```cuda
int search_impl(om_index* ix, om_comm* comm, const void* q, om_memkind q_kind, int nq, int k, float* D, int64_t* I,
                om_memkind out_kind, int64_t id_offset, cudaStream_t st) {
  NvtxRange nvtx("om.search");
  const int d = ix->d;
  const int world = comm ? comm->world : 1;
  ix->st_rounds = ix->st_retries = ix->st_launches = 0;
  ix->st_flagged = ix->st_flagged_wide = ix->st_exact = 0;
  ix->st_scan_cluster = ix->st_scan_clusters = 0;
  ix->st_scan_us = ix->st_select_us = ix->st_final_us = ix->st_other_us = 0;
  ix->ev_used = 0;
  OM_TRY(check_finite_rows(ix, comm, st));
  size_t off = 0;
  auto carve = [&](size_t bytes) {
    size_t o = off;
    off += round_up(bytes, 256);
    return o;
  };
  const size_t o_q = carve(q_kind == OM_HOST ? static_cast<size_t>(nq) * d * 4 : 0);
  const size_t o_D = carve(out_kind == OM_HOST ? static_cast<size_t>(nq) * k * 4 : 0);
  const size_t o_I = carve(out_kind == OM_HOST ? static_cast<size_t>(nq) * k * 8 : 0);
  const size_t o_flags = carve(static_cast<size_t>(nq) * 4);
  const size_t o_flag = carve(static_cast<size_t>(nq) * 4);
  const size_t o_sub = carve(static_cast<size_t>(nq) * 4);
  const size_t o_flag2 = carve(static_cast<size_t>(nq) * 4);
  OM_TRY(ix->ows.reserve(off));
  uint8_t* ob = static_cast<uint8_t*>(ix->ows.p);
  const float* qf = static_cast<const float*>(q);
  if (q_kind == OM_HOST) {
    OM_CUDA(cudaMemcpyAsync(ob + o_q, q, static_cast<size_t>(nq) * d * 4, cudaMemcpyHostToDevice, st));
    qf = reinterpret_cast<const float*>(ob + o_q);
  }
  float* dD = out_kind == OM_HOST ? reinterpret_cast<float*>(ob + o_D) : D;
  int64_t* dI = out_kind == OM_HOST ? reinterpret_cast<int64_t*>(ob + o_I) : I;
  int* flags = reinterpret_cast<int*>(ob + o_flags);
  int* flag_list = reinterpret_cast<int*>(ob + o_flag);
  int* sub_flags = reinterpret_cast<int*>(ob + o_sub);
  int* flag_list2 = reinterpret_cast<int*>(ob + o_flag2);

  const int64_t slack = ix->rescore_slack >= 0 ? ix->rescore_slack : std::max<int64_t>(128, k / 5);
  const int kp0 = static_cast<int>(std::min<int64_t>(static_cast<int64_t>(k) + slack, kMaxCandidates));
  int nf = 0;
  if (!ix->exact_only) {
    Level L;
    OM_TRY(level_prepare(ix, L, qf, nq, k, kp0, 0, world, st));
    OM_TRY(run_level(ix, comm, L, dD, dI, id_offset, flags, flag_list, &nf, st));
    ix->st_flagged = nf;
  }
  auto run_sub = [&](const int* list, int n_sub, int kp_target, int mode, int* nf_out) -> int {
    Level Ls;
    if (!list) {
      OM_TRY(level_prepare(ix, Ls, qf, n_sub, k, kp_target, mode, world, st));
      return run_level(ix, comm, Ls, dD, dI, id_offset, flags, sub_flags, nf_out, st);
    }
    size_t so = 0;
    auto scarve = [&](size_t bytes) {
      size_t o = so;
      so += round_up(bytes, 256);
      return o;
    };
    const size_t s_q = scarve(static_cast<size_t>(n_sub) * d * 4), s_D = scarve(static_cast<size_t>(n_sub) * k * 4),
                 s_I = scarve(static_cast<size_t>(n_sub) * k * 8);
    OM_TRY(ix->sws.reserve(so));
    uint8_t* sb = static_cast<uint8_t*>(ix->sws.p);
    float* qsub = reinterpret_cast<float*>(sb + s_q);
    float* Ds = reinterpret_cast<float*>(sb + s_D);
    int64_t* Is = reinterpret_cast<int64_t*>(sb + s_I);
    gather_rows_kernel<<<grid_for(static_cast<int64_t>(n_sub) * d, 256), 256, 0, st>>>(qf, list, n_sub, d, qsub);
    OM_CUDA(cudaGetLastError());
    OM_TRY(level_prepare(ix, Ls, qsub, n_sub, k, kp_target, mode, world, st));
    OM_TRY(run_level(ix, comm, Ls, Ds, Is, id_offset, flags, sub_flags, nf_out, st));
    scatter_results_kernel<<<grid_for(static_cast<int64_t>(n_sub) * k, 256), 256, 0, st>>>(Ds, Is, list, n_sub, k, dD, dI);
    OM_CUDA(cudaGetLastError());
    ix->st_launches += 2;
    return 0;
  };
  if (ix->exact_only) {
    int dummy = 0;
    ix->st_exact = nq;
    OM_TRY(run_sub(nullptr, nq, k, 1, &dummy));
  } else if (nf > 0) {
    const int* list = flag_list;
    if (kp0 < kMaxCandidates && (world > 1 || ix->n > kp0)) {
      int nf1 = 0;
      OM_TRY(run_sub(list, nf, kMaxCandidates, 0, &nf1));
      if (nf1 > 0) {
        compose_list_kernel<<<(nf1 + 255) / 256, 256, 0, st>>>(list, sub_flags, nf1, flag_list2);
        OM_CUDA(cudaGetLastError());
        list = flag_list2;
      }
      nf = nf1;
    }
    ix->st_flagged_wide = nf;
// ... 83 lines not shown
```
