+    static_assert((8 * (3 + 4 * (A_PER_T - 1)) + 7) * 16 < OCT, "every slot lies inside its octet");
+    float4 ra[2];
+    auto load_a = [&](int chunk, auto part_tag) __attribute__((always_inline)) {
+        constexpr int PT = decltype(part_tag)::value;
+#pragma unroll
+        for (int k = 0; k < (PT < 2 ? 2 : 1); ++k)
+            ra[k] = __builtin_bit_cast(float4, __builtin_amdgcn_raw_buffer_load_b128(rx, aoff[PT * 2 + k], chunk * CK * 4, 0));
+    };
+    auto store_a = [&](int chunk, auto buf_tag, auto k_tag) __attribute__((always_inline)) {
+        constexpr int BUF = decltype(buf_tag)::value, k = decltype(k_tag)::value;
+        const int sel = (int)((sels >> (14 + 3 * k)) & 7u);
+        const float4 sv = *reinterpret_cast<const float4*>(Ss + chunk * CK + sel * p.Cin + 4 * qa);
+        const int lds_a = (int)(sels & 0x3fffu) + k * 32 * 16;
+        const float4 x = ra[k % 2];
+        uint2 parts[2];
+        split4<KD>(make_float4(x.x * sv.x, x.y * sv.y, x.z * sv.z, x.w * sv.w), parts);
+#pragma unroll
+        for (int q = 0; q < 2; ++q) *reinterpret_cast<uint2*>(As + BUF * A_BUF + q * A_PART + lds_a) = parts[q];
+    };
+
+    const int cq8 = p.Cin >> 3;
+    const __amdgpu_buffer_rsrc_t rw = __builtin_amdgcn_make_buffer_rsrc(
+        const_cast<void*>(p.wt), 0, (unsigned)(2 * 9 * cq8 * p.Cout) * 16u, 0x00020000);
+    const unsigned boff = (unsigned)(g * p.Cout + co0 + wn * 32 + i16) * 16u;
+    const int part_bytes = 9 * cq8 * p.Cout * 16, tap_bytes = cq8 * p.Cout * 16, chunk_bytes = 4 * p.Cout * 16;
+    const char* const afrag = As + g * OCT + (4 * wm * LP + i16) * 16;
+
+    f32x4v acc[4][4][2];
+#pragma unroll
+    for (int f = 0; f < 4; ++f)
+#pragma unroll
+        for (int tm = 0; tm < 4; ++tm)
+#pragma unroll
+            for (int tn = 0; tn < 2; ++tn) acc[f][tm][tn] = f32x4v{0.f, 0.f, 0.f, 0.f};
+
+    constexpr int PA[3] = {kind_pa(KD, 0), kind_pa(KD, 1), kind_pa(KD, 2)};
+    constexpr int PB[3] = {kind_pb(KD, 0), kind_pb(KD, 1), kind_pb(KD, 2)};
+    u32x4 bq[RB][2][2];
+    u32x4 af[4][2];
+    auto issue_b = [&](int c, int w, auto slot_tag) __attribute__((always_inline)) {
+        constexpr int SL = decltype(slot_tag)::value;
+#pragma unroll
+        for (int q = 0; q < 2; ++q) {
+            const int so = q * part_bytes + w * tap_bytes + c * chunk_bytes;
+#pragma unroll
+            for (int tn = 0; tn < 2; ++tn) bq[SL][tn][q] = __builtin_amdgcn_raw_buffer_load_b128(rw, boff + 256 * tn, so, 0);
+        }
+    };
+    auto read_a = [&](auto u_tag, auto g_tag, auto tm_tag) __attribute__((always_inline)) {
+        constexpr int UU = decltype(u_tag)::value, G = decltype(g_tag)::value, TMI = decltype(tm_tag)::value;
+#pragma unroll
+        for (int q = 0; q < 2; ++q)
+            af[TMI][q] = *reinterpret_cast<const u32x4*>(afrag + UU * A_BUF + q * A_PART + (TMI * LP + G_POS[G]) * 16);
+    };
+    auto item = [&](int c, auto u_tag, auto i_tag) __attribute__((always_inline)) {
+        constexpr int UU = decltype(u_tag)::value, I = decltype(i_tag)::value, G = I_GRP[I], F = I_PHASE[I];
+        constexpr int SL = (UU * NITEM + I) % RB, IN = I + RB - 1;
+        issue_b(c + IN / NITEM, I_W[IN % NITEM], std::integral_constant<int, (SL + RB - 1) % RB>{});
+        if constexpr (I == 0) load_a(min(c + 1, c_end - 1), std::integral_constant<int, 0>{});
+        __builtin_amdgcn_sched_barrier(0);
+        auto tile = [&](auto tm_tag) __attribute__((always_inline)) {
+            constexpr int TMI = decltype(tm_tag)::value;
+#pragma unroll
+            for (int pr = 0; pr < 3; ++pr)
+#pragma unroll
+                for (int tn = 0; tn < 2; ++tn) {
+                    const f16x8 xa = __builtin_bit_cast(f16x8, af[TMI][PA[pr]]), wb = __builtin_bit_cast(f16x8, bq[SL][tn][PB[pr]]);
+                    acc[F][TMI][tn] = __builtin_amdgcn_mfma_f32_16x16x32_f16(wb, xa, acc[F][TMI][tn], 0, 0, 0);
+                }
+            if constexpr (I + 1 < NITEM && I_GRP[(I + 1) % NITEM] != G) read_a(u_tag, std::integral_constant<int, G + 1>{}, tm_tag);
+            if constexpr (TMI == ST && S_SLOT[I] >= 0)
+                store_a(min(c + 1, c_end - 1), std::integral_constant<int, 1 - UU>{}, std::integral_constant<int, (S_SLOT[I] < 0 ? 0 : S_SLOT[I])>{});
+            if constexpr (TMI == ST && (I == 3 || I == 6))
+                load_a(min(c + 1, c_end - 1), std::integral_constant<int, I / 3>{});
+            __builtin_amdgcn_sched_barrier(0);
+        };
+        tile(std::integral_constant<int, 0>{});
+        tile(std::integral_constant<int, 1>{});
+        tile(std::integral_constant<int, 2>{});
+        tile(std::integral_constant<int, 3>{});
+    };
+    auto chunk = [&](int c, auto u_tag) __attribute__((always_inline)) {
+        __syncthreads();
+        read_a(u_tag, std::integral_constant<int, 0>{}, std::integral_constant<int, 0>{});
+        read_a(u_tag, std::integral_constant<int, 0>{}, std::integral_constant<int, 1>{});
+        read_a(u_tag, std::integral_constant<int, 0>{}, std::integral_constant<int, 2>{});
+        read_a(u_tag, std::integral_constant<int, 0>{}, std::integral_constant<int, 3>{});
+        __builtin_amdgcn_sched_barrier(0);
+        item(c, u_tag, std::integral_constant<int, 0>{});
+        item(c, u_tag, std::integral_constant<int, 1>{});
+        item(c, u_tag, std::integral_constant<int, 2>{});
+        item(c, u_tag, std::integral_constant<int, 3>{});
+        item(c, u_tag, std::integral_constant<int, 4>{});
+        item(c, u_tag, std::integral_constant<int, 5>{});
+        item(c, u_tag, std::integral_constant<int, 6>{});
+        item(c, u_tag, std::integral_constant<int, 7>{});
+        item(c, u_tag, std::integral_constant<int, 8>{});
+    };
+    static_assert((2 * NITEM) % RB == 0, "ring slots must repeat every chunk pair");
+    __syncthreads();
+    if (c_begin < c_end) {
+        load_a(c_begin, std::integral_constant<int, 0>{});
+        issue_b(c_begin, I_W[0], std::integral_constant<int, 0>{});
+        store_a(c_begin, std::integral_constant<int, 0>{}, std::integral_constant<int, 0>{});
____
▸ **Work task**
Filter the listing so that only lines holding the word "mode" remain, and copy those lines.

▸ **Exercise response**
  auto run_sub = [&](const int* list, int n_sub, int kp_target, int mode, int* nf_out) -> int {
      OM_TRY(level_prepare(ix, Ls, qf, n_sub, k, kp_target, mode, world, st));
    OM_TRY(level_prepare(ix, Ls, qsub, n_sub, k, kp_target, mode, world, st));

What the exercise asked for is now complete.